Games with Limited Users — when you only have a small percentage of users from the PSN Network, it is hard to get a signal on some more obscure or indie titles. For example, if you only have two instances of users who have played a particular game, their information dominates the recommendations for that title. To temporarily fix these issues, I hard filtered out games with less than ten players, which removed about 50% of the games on the PSN. Fortunately, this is primarily a data collection issue, and as we add data on more users, this problem will not be as prevalent.
Lack of Novelty — if you look over all of the recommendations, at times, you would be like, “well, duh.” For example, entering FIFA 20 and getting every other soccer game over the last ten years is not surprising or helpful.
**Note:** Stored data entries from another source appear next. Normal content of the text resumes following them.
+    f32x16 acc[2][2][2];
+#pragma unroll
+    for (int e = 0; e < 2; ++e)
+#pragma unroll
+        for (int i = 0; i < 2; ++i)
+#pragma unroll
+            for (int j = 0; j < 2; ++j)
+#pragma unroll
+                for (int r = 0; r < 16; ++r) acc[e][i][j][r] = 0.0f;
+
+    auto mma = [&](int ch, const Chunk& r) {
+        const int c0 = ch * BKC + half;
+#pragma unroll
+        for (int kk = 0; kk < BKS; ++kk) {
+            const bool ck = c0 + 2 * kk < q.C;
+            float wa[2], wb[2], wo[2], xa_[2], xb_[2];
+#pragma unroll
+            for (int i = 0; i < 2; ++i) {
+                const bool m = ck & okn[i];
+                wa[i] = m ? r.wa[kk][i] : 0.0f;
+                wb[i] = m ? r.wb[kk][i] : 0.0f;
+                wo[i] = m ? r.wo[kk][i] : 0.0f;
+            }
+#pragma unroll
+            for (int j = 0; j < 2; ++j) {
+                const float left = __shfl_up(r.x[kk][j], 1, 32);
+                const float xb = l31 == 0 ? r.xe[kk][j] : left;
+                const float pa = r.x[kk][j] * r.s[kk][j], pb = xb * r.s[kk][j];
+                xa_[j] = (ck & ok_a[j]) ? pa : 0.0f;
+                xb_[j] = (ck & ok_b[j]) ? pb : 0.0f;
+            }
+#pragma unroll
+            for (int i = 0; i < 2; ++i)
+#pragma unroll
+                for (int j = 0; j < 2; ++j) {
+                    acc[0][i][j] = __builtin_amdgcn_mfma_f32_32x32x2f32(wa[i], xa_[j], acc[0][i][j], 0, 0, 0);
+                    acc[0][i][j] = __builtin_amdgcn_mfma_f32_32x32x2f32(wb[i], xb_[j], acc[0][i][j], 0, 0, 0);
+                    acc[1][i][j] = __builtin_amdgcn_mfma_f32_32x32x2f32(wo[i], xa_[j], acc[1][i][j], 0, 0, 0);
+                }
+        }
+    };
+
+    static_assert(sizeof(Chunk) / sizeof(float) < 63, "a chunk's loads are countable by s_waitcnt vmcnt");
+    Chunk r0, r1;
+    if (ch_beg < ch_end) {
+        fetch(ch_beg, r0);
+        int ch = ch_beg;
+        for (; ch + 2 < ch_end; ch += 2) {
+            fetch(ch + 1, r1);
+            __builtin_amdgcn_sched_barrier(0);
+            mma(ch, r0);
+            __builtin_amdgcn_sched_barrier(0);
+            fetch(ch + 2, r0);
+            __builtin_amdgcn_sched_barrier(0);
+            mma(ch + 1, r1);
+            __builtin_amdgcn_sched_barrier(0);
+        }
+        if (ch + 1 < ch_end) {
+            fetch(ch + 1, r1);
+            __builtin_amdgcn_sched_barrier(0);
+            mma(ch, r0);
+            mma(ch + 1, r1);
+        } else {
+            mma(ch, r0);
+        }
+    }
+
+    const int qi = wave >> 1, qj = wave & 1;
+    const bool okq = qj ? okp[1] : okp[0];
+    const bool okodd = qj ? ok_a[1] : ok_a[0];
+    const int b = qj ? bq[1] : bq[0];
+    const int64_t plane_out = (int64_t)q.OH * q.OW;
+    float* dst = q.out + (int64_t)b * q.N * plane_out + (qj ? opos[1] : opos[0]);
+#pragma unroll
+    for (int e = 0; e < 2; ++e) {
+        auto pass = [&](int quad, const f32x16& v) {
+            if (quad == wave) return;
+            const int slot = quad < wave ? quad : quad - 1;
+#pragma unroll
+            for (int r = 0; r < 16; ++r) s_red[wave][slot][r][lane] = v[r];
+        };
+        if (e) __syncthreads();
+        pass(0, acc[e][0][0]);
+        pass(1, acc[e][0][1]);
+        pass(2, acc[e][1][0]);
+        pass(3, acc[e][1][1]);
+        __syncthreads();
+        f32x16 sum;
+#pragma unroll
+        for (int v = 0; v < 4; ++v) {
+            if (v == wave) {
+                const f32x16 own = wave == 0 ? acc[e][0][0] : (wave == 1 ? acc[e][0][1] : (wave == 2 ? acc[e][1][0] : acc[e][1][1]));
+#pragma unroll
+                for (int r = 0; r < 16; ++r) sum[r] = v == 0 ? own[r] : sum[r] + own[r];
+            } else {
+                const int slot = wave < v ? wave : wave - 1;
+#pragma unroll
+                for (int r = 0; r < 16; ++r) sum[r] = v == 0 ? s_red[v][slot][r][lane] : sum[r] + s_red[v][slot][r][lane];
+            }
+        }
+        if (e ? okodd : okq) {
+            float* d = dst + e * ostep;
+#pragma unroll
+            for (int r = 0; r < 16; ++r) {
+                const int n = n0 + sr_mfma32_row(r, half, qi * 32);
+                if (n >= q.N) continue;
+                float v = sum[r];
+                if (q.oscale) v *= q.oscale[(int64_t)b * q.N + n];
+                if (q.obias) v += q.obias[n];
+                d[(int64_t)n * plane_out] = v;
+            }
+        }
+    }
+#endif
+}
+
+}
+
+int sr_convt_border_launch(const ConvParams& p, hipStream_t st) {
+    if (p.B <= 0 || p.C <= 0 || p.N <= 0 || p.IH <= 0 || p.IW <= 0 || p.OH != 2 * p.IH + 1 || p.OW != 2 * p.IW + 1 ||
+        p.ldw < p.N || !p.in || !p.wt || !p.out)
+        return SR_EINVAL;
+    if ((int64_t)p.IH * p.IW > 0x7FFFFFFF || (int64_t)p.OH * p.OW > 0x7FFFFFFF) return SR_ERANGE;
+    BorderParams q;
+    q.in = p.in; q.wt = p.wt; q.iscale = p.iscale; q.oscale = p.oscale; q.obias = p.obias; q.out = p.out;
+    q.B = p.B; q.C = p.C; q.N = p.N; q.ldw = p.ldw; q.IH = p.IH; q.IW = p.IW; q.OH = p.OH; q.OW = p.OW;
+    q.tiles_n = (p.N + BT_N - 1) / BT_N;
+    const int64_t row_tiles = sr_ceil_div((int64_t)p.B * (p.IW + 1), BT_P);
+    const int64_t blocks = (row_tiles + sr_ceil_div((int64_t)p.B * p.IH, BT_P)) * q.tiles_n;
+    if (blocks > 0x7FFFFFFFLL) return SR_ERANGE;
+    q.row_tiles = (int)row_tiles;
+    if (q.iscale) hipLaunchKernelGGL(k_convt_border<true>, dim3((unsigned)blocks), dim3(256), 0, st, q);
+    else hipLaunchKernelGGL(k_convt_border<false>, dim3((unsigned)blocks), dim3(256), 0, st, q);
+    return sr_launch_status();
+}
+
+extern "C" int sr_convt_border(float* out, const float* in, const float* wt, const float* iscale, const float* oscale,
+                               const float* obias, int64_t B, int64_t C, int64_t N, int64_t wt_ld, int64_t IH, int64_t IW,
+                               sr_stream_t stream) {
+    if (B < 0 || C <= 0 || N <= 0 || IH <= 0 || IW <= 0 || wt_ld < N) return SR_EINVAL;
+    if (B == 0) return SR_OK;
+    if (!out || !in || !wt) return SR_EINVAL;
+    if (B > 0x7FFFFFFF || C > 0x7FFFFFFF || N > 0x7FFFFFFF || wt_ld > 0x7FFFFFFF || IH > (1 << 29) || IW > (1 << 29))
+        return SR_ERANGE;
+    ConvParams p{};
+    p.in = in; p.wt = wt; p.iscale = iscale; p.oscale = oscale; p.obias = obias; p.out = out;
+    p.B = (int)B; p.C = (int)C; p.N = (int)N; p.ldw = (int)wt_ld; p.IH = (int)IH; p.IW = (int)IW;
+    p.OH = 2 * p.IH + 1; p.OW = 2 * p.IW + 1;
+    return sr_convt_border_launch(p, sr_stream(stream));
+}
diff --git a/stylerenderer_amd/csrc/upfirdn2d.hip b/stylerenderer_amd/csrc/upfirdn2d.hip
--- a/stylerenderer_amd/csrc/upfirdn2d.hip
+++ b/stylerenderer_amd/csrc/upfirdn2d.hip
@@ -616,6 +616,212 @@
         }
     }
 }
+
+constexpr int P_OUT = 2048;
+
+template <int S>
+struct FirPack {
+    static_assert(S == 8 || S == 16 || S == 32, "2^k sides below the band kernels' floor");
+    static constexpr int PP = P_OUT / (S * S);
+    static constexpr int LPP = S * S / 8;
+    static constexpr int LX = S / 4;
+    static constexpr int LD = S + 4;
+    static constexpr int PS_F = (S + 3) * LD;
+    static constexpr int PS_B = (S + 4) * LD;
+};
+
+template <int N>
+__device__ __forceinline__ void pack_zero_lds(float* s) {
+    static_assert(N % 4 == 0, "whole 16-byte groups");
+    for (int i = threadIdx.x; i < N / 4; i += 256) reinterpret_cast<float4*>(s)[i] = make_float4(0.f, 0.f, 0.f, 0.f);
+}
+
+template <int S>
+__global__ __launch_bounds__(256) void k_fir4_pack_fwd(float* __restrict__ out, const float* __restrict__ x,
+                                                       const float* __restrict__ k, int64_t planes, FirNba nba) {
+    using P = FirPack<S>;
+    constexpr int IN = S + 1, PE = IN * IN, NE = P::PP * PE, ST = (NE + 255) / 256;
+    __shared__ __attribute__((aligned(16))) float s_in[P::PP * P::PS_F];
+    const int64_t plane0 = (int64_t)blockIdx.x * P::PP;
+    const int64_t left = planes - plane0;
+    const int ne = left < P::PP ? (int)left * PE : NE;
+    const float* src = x + plane0 * PE;
+    FIR4_LOAD_TAPS(kf, k)
+
+    float stage[ST];
+#pragma unroll
+    for (int j = 0; j < ST; ++j) {
+        const int e = threadIdx.x + 256 * j;
+        stage[j] = src[e < ne ? e : 0];
+    }
+    pack_zero_lds<P::PP * P::PS_F>(s_in);
+    __syncthreads();
+#pragma unroll
+    for (int j = 0; j < ST; ++j) {
+        const int e = threadIdx.x + 256 * j;
+        const int pl = e / PE, rem = e - pl * PE;
+        const int r = rem / IN, c = rem - r * IN;
+        if (e < ne) s_in[pl * P::PS_F + (r + 1) * P::LD + c + 1] = stage[j];
+    }
+    __syncthreads();
+
+    const int pl = threadIdx.x / P::LPP, lt = threadIdx.x - pl * P::LPP;
+    const int64_t plane = plane0 + pl;
+    if (plane >= planes) return;
+    const int lx = (lt % P::LX) * 4, ly = (lt / P::LX) * 2;
+    float acc[2][4];
+    fir4_rows<P::LD, 0>(s_in + pl * P::PS_F, kf, lx, ly, acc);
+
+    const int64_t b = plane / nba.channels;
+    const float* nz = nba.noise ? nba.noise + b * nba.noise_bstride : nullptr;
+    const float nw = nz ? nba.noise_w[0] : 0.0f;
+    const float bb = nba.bias ? nba.bias[plane - b * nba.channels] : 0.0f;
+    float* dst = out + plane * (int64_t)(S * S);
+#pragma unroll
+    for (int r = 0; r < 2; ++r) {
+        const int o = (ly + r) * S + lx;
+        float nr[4] = {0.0f, 0.0f, 0.0f, 0.0f};
+        if (nz) {
+            const float4 v = *reinterpret_cast<const float4*>(nz + o);
+            nr[0] = v.x; nr[1] = v.y; nr[2] = v.z; nr[3] = v.w;
+        }
+#pragma unroll
+        for (int c = 0; c < 4; ++c) {
+            float v = acc[r][c];
+            if (nz) v = v + nw * nr[c];
+            v += bb;
+            acc[r][c] = ((v > 0.0f) ? v : v * nba.alpha) * nba.gain;
+        }
+        *reinterpret_cast<float4*>(dst + o) = make_float4(acc[r][0], acc[r][1], acc[r][2], acc[r][3]);
+    }
+}
+
+template <int S>
+__global__ __launch_bounds__(256) void k_fir4_pack_nba_bwd(float* __restrict__ out, const float* __restrict__ gy,
+                                                           const float* __restrict__ k, int64_t planes, FirNbaBwd q) {
+    using P = FirPack<S>;
+    constexpr int ON = S + 1, PE = ON * ON, NE = P::PP * PE;
+    constexpr int L = S * S / 4;
+    constexpr int LW = L < 64 ? L : 64;
+    static_assert(NE <= P::PP * P::PS_B, "the gradient span fits the staging tiles");
+    __shared__ __attribute__((aligned(16))) float s_in[P::PP * P::PS_B];
+    __shared__ float s_red[2][12];
+    const int64_t plane0 = (int64_t)blockIdx.x * P::PP;
+    FIR4_LOAD_TAPS(kf, k)
+
+    float4 sg[2], so[2], sn[2];
+    float nw[2], bb[2];
+    bool ok[2];
+#pragma unroll
+    for (int j = 0; j < 2; ++j) {
+        const int g = threadIdx.x + 256 * j;
+        const int pl = g / L;
+        const int64_t plane = plane0 + pl;
+        ok[j] = plane < planes;
+        const int64_t pc = ok[j] ? plane : planes - 1;
+        const int64_t b = pc / q.channels;
+        const int64_t o = pc * (int64_t)(S * S) + 4 * (g - pl * L);
+        sg[j] = *reinterpret_cast<const float4*>(gy + o);
+        so[j] = *reinterpret_cast<const float4*>(q.fw + o);
+        sn[j] = q.noise ? *reinterpret_cast<const float4*>(q.noise + b * q.noise_bstride + 4 * (g - pl * L))
+                        : make_float4(0.f, 0.f, 0.f, 0.f);
+        nw[j] = q.noise ? q.noise_w[0] : 0.0f;
+        bb[j] = q.bias ? q.bias[pc - b * q.channels] : 0.0f;
+    }
+    pack_zero_lds<P::PP * P::PS_B>(s_in);
+    __syncthreads();
+#pragma unroll
+    for (int j = 0; j < 2; ++j) {
+        const int g = threadIdx.x + 256 * j;
+        const int pl = g / L, e = 4 * (g - pl * L);
+        const int r = e / S, c = e - r * S;
+        FirSums s{0.0f, 0.0f, 0.0f};
+        float v[4];
+        v[0] = fir4_gpre(sg[j].x, so[j].x, sn[j].x, ok[j], ok[j], q, nw[j], bb[j], s);
+        v[1] = fir4_gpre(sg[j].y, so[j].y, sn[j].y, ok[j], ok[j], q, nw[j], bb[j], s);
+        v[2] = fir4_gpre(sg[j].z, so[j].z, sn[j].z, ok[j], ok[j], q, nw[j], bb[j], s);
+        v[3] = fir4_gpre(sg[j].w, so[j].w, sn[j].w, ok[j], ok[j], q, nw[j], bb[j], s);
+        float* d = s_in + pl * P::PS_B + (r + 2) * P::LD + c + 2;
+        *reinterpret_cast<float2*>(d) = make_float2(v[0], v[1]);
+        *reinterpret_cast<float2*>(d + 2) = make_float2(v[2], v[3]);
+#pragma unroll
+        for (int m = LW / 2; m > 0; m >>= 1) {
+            s.b += __shfl_xor(s.b, m, SR_WAVE);
+            s.n += __shfl_xor(s.n, m, SR_WAVE);
+            s.d += __shfl_xor(s.d, m, SR_WAVE);
+        }
+        if (L <= 64) {
+            if ((threadIdx.x & (LW - 1)) == 0 && ok[j]) {
+                const int64_t plane = plane0 + pl;
+                q.partial[plane * 2] = s.b;
+                q.partial[plane * 2 + 1] = s.n;
+                q.dot_partial[plane] = s.d;
+            }
+        } else {
+            const int lane = threadIdx.x & 63, wave = threadIdx.x >> 6;
+            if (lane == 0) { s_red[j][wave] = s.b; s_red[j][4 + wave] = s.n; s_red[j][8 + wave] = s.d; }
+        }
+    }
+    __syncthreads();
+    if (L > 64 && threadIdx.x < 2 && plane0 + threadIdx.x < planes) {
+        const float* r = s_red[threadIdx.x];
+        const int64_t plane = plane0 + threadIdx.x;
+        q.partial[plane * 2] = (r[0] + r[1]) + (r[2] + r[3]);
+        q.partial[plane * 2 + 1] = (r[4] + r[5]) + (r[6] + r[7]);
+        q.dot_partial[plane] = (r[8] + r[9]) + (r[10] + r[11]);
+    }
+
+    const int pl = threadIdx.x / P::LPP, lt = threadIdx.x - pl * P::LPP;
+    const int lx = (lt % P::LX) * 4, ly = (lt / P::LX) * 2;
+    const float* tile = s_in + pl * P::PS_B;
+    float acc[2][4];
+    fir4_rows<P::LD, 0>(tile, kf, lx, ly, acc);
+    constexpr int NEDGE = 2 * S + 1, ET = (NEDGE + P::LPP - 1) / P::LPP;
+    float edge[ET];
+#pragma unroll
+    for (int t = 0; t < ET; ++t) {
+        const int i = lt + t * P::LPP;
+        const int oy = i <= S ? i : S, ox = i <= S ? S : i - ON;
+        float a = 0.0f;
+        if (i < NEDGE) {
+#pragma unroll
+            for (int ky = 0; ky < 4; ++ky)
+#pragma unroll
+                for (int kx = 0; kx < 4; ++kx) {
+                    const float prod = tile[(oy + ky) * P::LD + ox + kx] * kf[ky * 4 + kx];
+                    a = a + prod;
+                }
+        }
+        edge[t] = a;
+    }
+    __syncthreads();
+    float* go = s_in + pl * PE;
+#pragma unroll
+    for (int r = 0; r < 2; ++r)
+#pragma unroll
+        for (int c = 0; c < 4; ++c) go[(ly + r) * ON + lx + c] = acc[r][c];
+#pragma unroll
+    for (int t = 0; t < ET; ++t) {
+        const int i = lt + t * P::LPP;
+        const int oy = i <= S ? i : S, ox = i <= S ? S : i - ON;
+        if (i < NEDGE) go[oy * ON + ox] = edge[t];
+    }
+    __syncthreads();
+    const int64_t left = planes - plane0;
+    const int ne = left < P::PP ? (int)left * PE : NE;
+    float* dst = out + plane0 * PE;
+    for (int e = threadIdx.x; e < ne; e += 256) dst[e] = s_in[e];
+}
+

Most out-of-the-box frameworks for building recommender systems don’t have a natural way to surface more novel or less expected items. Even if we had perfect purchase and play history for all users on the PSN, we would no doubt need to modify our system to create more meaningful recommendations that push players to try new but related things.
With all that said, we built this recommendation system on some pretty shallow assumptions! I do not doubt that by collecting more data, implementing validation tests, and assessing a broader set of parameters and algorithms, we would have a robust system built on trophies alone!
Final Notes — In Defense of Playstation
The question now becomes, why is Playstation struggling to reinvent their storefront around recommendations? We are likely being naive about all the processes surrounding a digital storefront. For example, there are no doubt “curators” who set up the design of many storefronts. If they have a defined cadence for changes, how do they successfully interact with a recommendation system to achieve their goals?
Also, additional constraints become apparent once recognizing other business objectives; certain games have different margins, and contracts with publishers could mean that specific games need to hit a certain number of views for an advertising campaign to be deemed a success. The monetary benefits for this business style may outweigh the importance of optimizing recommendations at the player level. If a recommendation system is not believed by leadership to create as much monetary lift, it might get scrapped altogether in favor of business deals and contracts.
In the end, I think those two systems, with a lot of communication, can work much better than one without the other. We’ve shown a quick way to construct a decent system without much data or effort. Hopefully, we can tackle some of the more profound recommendations and business issues from the last few sections in a future article!